> What you need to do: When you reach the line containing "D[4 * g + 3] = __builtin_fmaf(d4.w, X[4" in the records below, start copying exactly, and stop once you have copied the line containing "LT_DEVINL int prog_count(unsigned".

> Task input:
LT_DEVINL void string_offsets(const CkArgs& a, const int* lab, int u, int* boff, int* loff) {
  auto valid = [&](int y) { return y >= 1 && y <= a.V; };
  int ctx = 0, pc = 0;
  int j = min(u, a.U) - 1;
  for (; j >= 0; --j)
    if (valid(lab[j])) { ctx = lab[j]; break; }
  if (u >= 1) {
    if (j == u - 1) {
      for (int i = u - 2; i >= 0; --i)
        if (valid(lab[i])) { pc = lab[i]; break; }
    } else {
      pc = ctx;
    }
  }
  *boff = u < a.NP ? ctx * a.R : -1;
  if (u == 0 || u >= a.NP) {
    *loff = -1;
  } else {
    const int y = lab[u - 1];
    *loff = pc * a.R + (valid(y) ? y : 1);
  }
}

LT_DEVINL float lse2_b2(float x, float y) {
  const float m = fmaxf(x, y), n = fminf(x, y);
// ... 202 lines not shown
    const float dgv = (FULL || i < V) ? (noexp ? F.wdg : lt_exp_off(F.wdg, cl)) : 0.f;
    if (lane < 32) sdg[lane] = dgv;
    float A[16];
    float e0;
    if (noexp) {
#pragma unroll
      for (int s = 0; s < 16; ++s) A[s] = F.w[s];
      e0 = F.wr0;
    } else {
    const float ebl = lt_exp_off(F.wbl, cl);
    bool lnan = (lane <= V) && !(ebl >= 0.f);
    bool lwide = (lane <= V) && !(ebl >= kEmin);
#pragma unroll
    for (int s = 0; s < 16; ++s) {
      const bool live = FULL || (kstep(s, h) < V && i < V);
      const float e = lt_exp_off(F.w[s], cl);
      lnan = lnan || (live && !(e >= 0.f));
      lwide = lwide || (live && !(e >= kEmin));
      A[s] = live ? e : 0.f;
    }
    const float e0r = lt_exp_off(F.wr0, cl);
    e0 = (FULL || i < V) ? e0r : 0.f;
    lnan = lnan || ((FULL || i < V) && !(e0r >= 0.f));
    lwide = lwide || ((FULL || i < V) && !(e0r >= kEmin));
    if (!cfin || __builtin_amdgcn_ballot_w64(lnan)) bad = 2;
    else if (bad == 0 && __builtin_amdgcn_ballot_w64(lwide)) bad = 3;
    }
    const float w00 = F.w00;
    if (reload && !LT_ABL(a, 8192)) {
      wait_vmcnt(f + 2 < nt ? a.a_ni : 0);
      lds_frame<BF16, PPL, FULL>(aframe(f + 1), fo, F);
    }

    {
      float part = h ? 0.f : dgv * rt[i];
#pragma unroll
      for (int g = 0; g < 4; ++g) {
        const float4 r4 = *(const float4*)(rt + 8 * g + 4 * h);
        part = __builtin_fmaf(A[4 * g + 0], r4.x, part);
        part = __builtin_fmaf(A[4 * g + 1], r4.y, part);
        part = __builtin_fmaf(A[4 * g + 2], r4.z, part);
        part = __builtin_fmaf(A[4 * g + 3], r4.w, part);
      }
      const float y = half_sum(part);
      const float lam = pi;
      const int B0 = __builtin_isfinite(lam) ? max(rho, (int)floorf(lam)) : rho;
      float nr = ldexpf(y, max(rho - B0, -200)) + e0 * __builtin_amdgcn_exp2f(lam - (float)B0);
      nr = (FULL || i < V) ? nr : 0.f;
      int e;
      frexpf(wmax_u(lane < 32 ? nr : 0.f), &e);
      nr = ldexpf(nr, -e);
      rho = B0 + e;
      if (lane < 32) rt[lane] = nr;
    }
    pi += __builtin_fmaf(w00, kLog2e, -cl);
    csum += cl;

    if (LT_ABL(a, 2048)) return;
    v16f D = {};
#pragma unroll
    for (int s = 0; s < 16; ++s) D = __builtin_amdgcn_mfma_f32_32x32x2f32(A[s], X[s], D, 0, 0, 0);
#pragma unroll
    for (int g = 0; g < 4; ++g) {
      const float4 d4 = *(const float4*)(sdg + 8 * g + 4 * h);
      D[4 * g + 0] = __builtin_fmaf(d4.x, X[4 * g + 0], D[4 * g + 0]);
      D[4 * g + 1] = __builtin_fmaf(d4.y, X[4 * g + 1], D[4 * g + 1]);
      D[4 * g + 2] = __builtin_fmaf(d4.z, X[4 * g + 2], D[4 * g + 2]);
      D[4 * g + 3] = __builtin_fmaf(d4.w, X[4 * g + 3], D[4 * g + 3]);
    }
    float cm = fmaxf(max3_raw(D[0], D[1], D[2]), max3_raw(D[3], D[4], D[5]));
#pragma unroll
    for (int r = 6; r < 16; r += 2) cm = max3_raw(cm, D[r], D[r + 1]);
    cm = half_max(cm);
    int e;
    frexpf(cm, &e);
    e = cm > 0.f ? e : 0;
#pragma unroll
    for (int r = 0; r < 16; ++r) X[r] = ldexpf(D[r], -e);
    ej += e;
  };
  aissue(0);
  if (nt > 1) aissue(1);
  wait_vmcnt(nt > 1 ? a.a_ni : 0);
  lds_frame<BF16, PPL, FULL>(aframe(0), fo, fr);
  for (int f = 0; f < nt; ++f) step(fr, f, f + 1 < nt);
  if (lane < nt) a.cf[(long long)b * a.T + t0 + lane] = cfl_lane;
  CK_ASTAMP(2);

  const __amdgpu_buffer_rsrc_t rr = wt_rsrc(a.rec + (long long)id * kRec, 4 * kRec);
#pragma unroll
  for (int r = 0; r < 16; ++r) {
    st_wt(rr, kstep(r, h) * kRowT + i, X[r]);
  }
  if (lane < 32) {
    st_wt(rr, kRecEj + lane, ej);
    st_wt(rr, kRecRt + lane, rt[lane]);
  }
  bad = __builtin_amdgcn_readfirstlane(bad);
  if (lane == 0) {
    st_wt(rr, kRecRho, rho);
    st_wt(rr, kRecPi, pi);
    st_wt(rr, kRecCs, csum);
    st_wt(rr, kRecFlag, bad);
    st_wt(rr, kRecN, nt);
  }
  asm volatile("s_waitcnt vmcnt(0)" ::: "memory");
  CK_ASTAMP(3);
  const bool withhold = LT_ABL(a, 512) && b == 0 && k == 1;
  if (lane == 0 && !withhold)
    __hip_atomic_store((gu64*)(a.ready + id), a.ep_tag | (bad ? (unsigned)bad : 1u),
                       __ATOMIC_RELAXED, __HIP_MEMORY_SCOPE_AGENT);
}

LT_DEVINL unsigned long long poll_flag(const unsigned long long* p) {
  unsigned long long v;
  asm volatile("global_load_dwordx2 %0, %1, off sc1\n\ts_waitcnt vmcnt(0)" : "=v"(v) : "v"(p) : "memory");
  return v;
}
LT_DEVINL unsigned flag_state(unsigned long long v, unsigned long long tag) {
  return (v & ~3ull) == tag ? (unsigned)(v & 3) : 0u;
}
LT_DEVINL int prog_count(unsigned long long v, unsigned long long tag) {
  return (v & ~0xFFFFFFull) == tag ? (int)(v & 0xFFFFFF) : 0;
}
LT_DEVINL float4 ld_sc1x4(__amdgpu_buffer_rsrc_t r, int byte_off) {
  const v4u v = __builtin_amdgcn_raw_buffer_load_b128(r, byte_off, 0, 0x10);
  return make_float4(__uint_as_float(v.x), __uint_as_float(v.y), __uint_as_float(v.z),
                     __uint_as_float(v.w));
}
LT_DEVINL float ld_sc1(const float* p) {
  return __hip_atomic_load(p, __ATOMIC_RELAXED, __HIP_MEMORY_SCOPE_AGENT);
}
struct ChunkReady {
  const unsigned long long* f;
  unsigned long long tag;
  int lo, hi, Kl, ok, bad, strict;
  LT_DEVINL ChunkReady(const unsigned long long* flags, unsigned long long tg, int kl, int st)
      : f(flags), tag(tg), lo(kl), hi(-1), Kl(kl), ok(1), bad(0), strict(st) {}
  LT_DEVINL void take(unsigned v, int lane, int* c) {
    const unsigned long long m = __builtin_amdgcn_ballot_w64(v != 0);
    *c = m == ~0ull ? 64 : __builtin_ctzll(~m);
    const unsigned long long live = *c == 64 ? ~0ull : ((1ull << *c) - 1);
    if (__builtin_amdgcn_ballot_w64(v == 2u || (strict && v == 3u)) & live) bad = 1;
  }
  LT_DEVINL void timeout() {
    ok = 0;
    hi = Kl - 1;
    lo = 0;
  }
  LT_DEVINL void ensure_fwd(int k, int lane) {
    k = min(k, Kl - 1);
    for (unsigned spins = 0; k > hi; ++spins) {
      const int x = hi + 1 + lane;
      const unsigned v = flag_state(poll_flag(f + min(x, Kl - 1)), tag) & (x < Kl ? ~0u : 0u);
      int c;
      take(v, lane, &c);
      if (c) {
        hi += c;
      } else if (spins > kSpinMax) {
        timeout();
      } else {
        __builtin_amdgcn_s_sleep(4);
      }
    }
  }
  LT_DEVINL void ensure_bwd(int k, int lane) {
    k = max(k, 0);
    for (unsigned spins = 0; k < lo; ++spins) {
      const int x = lo - 1 - lane;
      const unsigned v = flag_state(poll_flag(f + max(x, 0)), tag) & (x >= 0 ? ~0u : 0u);
      int c;
      take(v, lane, &c);
      if (c) {
        lo -= c;
      } else if (spins > kSpinMax) {
        timeout();
      } else {
        __builtin_amdgcn_s_sleep(4);
      }
    }
  }
};

struct RecAlpha {
  float4 x[8];
  float rt, sc;
  float pi, cs;
};
LT_DEVINL void load_rec_alpha(const float* rc, int lane, int V, RecAlpha& r) {
#pragma unroll
  for (int g = 0; g < 8; ++g) r.x[g] = *(const float4*)(rc + (lane & 31) * kRowT + 4 * g);
  r.rt = rc[kRecRt + (lane & 31)];
  const int si = lane == 0 ? kRecRho : kRecEj + min(lane, 32) - 1;
  const int sc = ((const int*)rc)[si];
  r.sc = lane <= V ? (float)sc : 0.f;
  r.pi = rc[kRecPi];
  r.cs = rc[kRecCs];
}
struct RecBeta {
  float x[16];
// ... 123 lines not shown
      n[r][0] = g[r][0].x; n[r][1] = g[r][0].y; n[r][2] = g[r][0].z; n[r][3] = g[r][0].w;
      n[r][4] = g[r][1].x; n[r][5] = g[r][1].y; n[r][6] = g[r][1].z; n[r][7] = g[r][1].w;
    }
    if constexpr (FWD) {
#pragma unroll
      for (int r = 0; r < PPL; ++r)
#pragma unroll
        for (int d = 0; d < NB; ++d) tab[(lane + 64 * r + d) * TS + d] = v[r] + n[r][d];
    } else {
#pragma unroll
      for (int r = 0; r < PPL; ++r) sv[lane + 64 * r] = v[r];
    }
    __builtin_amdgcn_s_waitcnt(0xc07f);
    __builtin_amdgcn_wave_barrier();
    float x[PPL][NB];
#pragma unroll
    for (int r = 0; r < PPL; ++r)
#pragma unroll
      for (int d = 0; d < NB; ++d)
        x[r][d] = FWD ? tab[(lane + 64 * r) * TS + d] : n[r][d] + sv[lane + 64 * r + d];
    bload(qn, g);
    float vm = -kInf;
#pragma unroll
    for (int r = 0; r < PPL; ++r) {
      float m = x[r][0];
#pragma unroll
      for (int d = 1; d < NB; ++d) m = fmaxf(m, x[r][d]);
      const float ms = m == -kInf ? 0.f : m;
      float sum = 0.f;
#pragma unroll
      for (int d = 0; d < NB; ++d) sum += __builtin_amdgcn_exp2f(x[r][d] - ms);
      v[r] = lane + 64 * r < NPG ? ms + __builtin_amdgcn_logf(sum) : -kInf;
      vm = fmaxf(vm, v[r]);
    }
    {
      const float mv = wmax_u(vm);
      const float fl = __builtin_isfinite(mv) ? floorf(mv) : 0.f;
#pragma unroll
      for (int r = 0; r < PPL; ++r) v[r] -= fl;
      off += fl;
    }
    if (!FWD && q % NGc == 0) {
#pragma unroll
      for (int r = 0; r < PPL; ++r)
        if (lane + 64 * r < NPG) bd_store(dst + (long long)(q / NGc) * NPG + lane + 64 * r, v[r], wt);
      publish(Kh - q / NGc, false);
    }
    __builtin_amdgcn_wave_barrier();
  };
  const int cnt = q1 - q0;
  auto qof = [&](int n) { return FWD ? q0 + n : q1 - 1 - n; };
#pragma unroll
  for (int d = 0; d < D; ++d) bload(qof(d), gq[d]);
  const int nmain = cnt - cnt % D;
  for (int n0 = 0; n0 < nmain; n0 += D) {
#pragma unroll
    for (int d = 0; d < D; ++d) step(gq[d], qof(n0 + d), qof(n0 + d + D));
  }
#pragma unroll
  for (int d = 0; d < D; ++d)
    if (nmain + d < cnt) step(gq[d], qof(nmain + d), qof(nmain + d));
  if (ph == kWalkFirst) {
    if (FWD) {
#pragma unroll
      for (int r = 0; r < PPL; ++r)
        if (lane + 64 * r < NPG) dst[(long long)Kh * NPG + lane + 64 * r] = v[r];
      if (lane == 0) a.mid[2LL * b + 1] = off;
    }
    return;
  }
  publish(FWD ? (Kl - 1) - Kh : Kh, true);
  if constexpr (FWD) {
    float nv = -kInf;
#pragma unroll
    for (int r = 0; r < PPL; ++r)
      if (lane + 64 * r == nl) nv = v[r];
    nv = wmax_u(nv);
    if (lane == 0)
      *s_num = (nl >= 0 && nl <= a.U) ? (float)(((double)off + (double)nv) * 0.6931471805599453)
                                       : -kInf;
  }
}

> Answer section:
      D[4 * g + 3] = __builtin_fmaf(d4.w, X[4 * g + 3], D[4 * g + 3]);
    }
    float cm = fmaxf(max3_raw(D[0], D[1], D[2]), max3_raw(D[3], D[4], D[5]));
#pragma unroll
    for (int r = 6; r < 16; r += 2) cm = max3_raw(cm, D[r], D[r + 1]);
    cm = half_max(cm);
    int e;
    frexpf(cm, &e);
    e = cm > 0.f ? e : 0;
#pragma unroll
    for (int r = 0; r < 16; ++r) X[r] = ldexpf(D[r], -e);
    ej += e;
  };
  aissue(0);
  if (nt > 1) aissue(1);
  wait_vmcnt(nt > 1 ? a.a_ni : 0);
  lds_frame<BF16, PPL, FULL>(aframe(0), fo, fr);
  for (int f = 0; f < nt; ++f) step(fr, f, f + 1 < nt);
  if (lane < nt) a.cf[(long long)b * a.T + t0 + lane] = cfl_lane;
  CK_ASTAMP(2);

  const __amdgpu_buffer_rsrc_t rr = wt_rsrc(a.rec + (long long)id * kRec, 4 * kRec);
#pragma unroll
  for (int r = 0; r < 16; ++r) {
    st_wt(rr, kstep(r, h) * kRowT + i, X[r]);
  }
  if (lane < 32) {
    st_wt(rr, kRecEj + lane, ej);
    st_wt(rr, kRecRt + lane, rt[lane]);
  }
  bad = __builtin_amdgcn_readfirstlane(bad);
  if (lane == 0) {
    st_wt(rr, kRecRho, rho);
    st_wt(rr, kRecPi, pi);
    st_wt(rr, kRecCs, csum);
    st_wt(rr, kRecFlag, bad);
    st_wt(rr, kRecN, nt);
  }
  asm volatile("s_waitcnt vmcnt(0)" ::: "memory");
  CK_ASTAMP(3);
  const bool withhold = LT_ABL(a, 512) && b == 0 && k == 1;
  if (lane == 0 && !withhold)
    __hip_atomic_store((gu64*)(a.ready + id), a.ep_tag | (bad ? (unsigned)bad : 1u),
                       __ATOMIC_RELAXED, __HIP_MEMORY_SCOPE_AGENT);
}

LT_DEVINL unsigned long long poll_flag(const unsigned long long* p) {
  unsigned long long v;
  asm volatile("global_load_dwordx2 %0, %1, off sc1\n\ts_waitcnt vmcnt(0)" : "=v"(v) : "v"(p) : "memory");
  return v;
}
LT_DEVINL unsigned flag_state(unsigned long long v, unsigned long long tag) {
  return (v & ~3ull) == tag ? (unsigned)(v & 3) : 0u;
}
LT_DEVINL int prog_count(unsigned long long v, unsigned long long tag) {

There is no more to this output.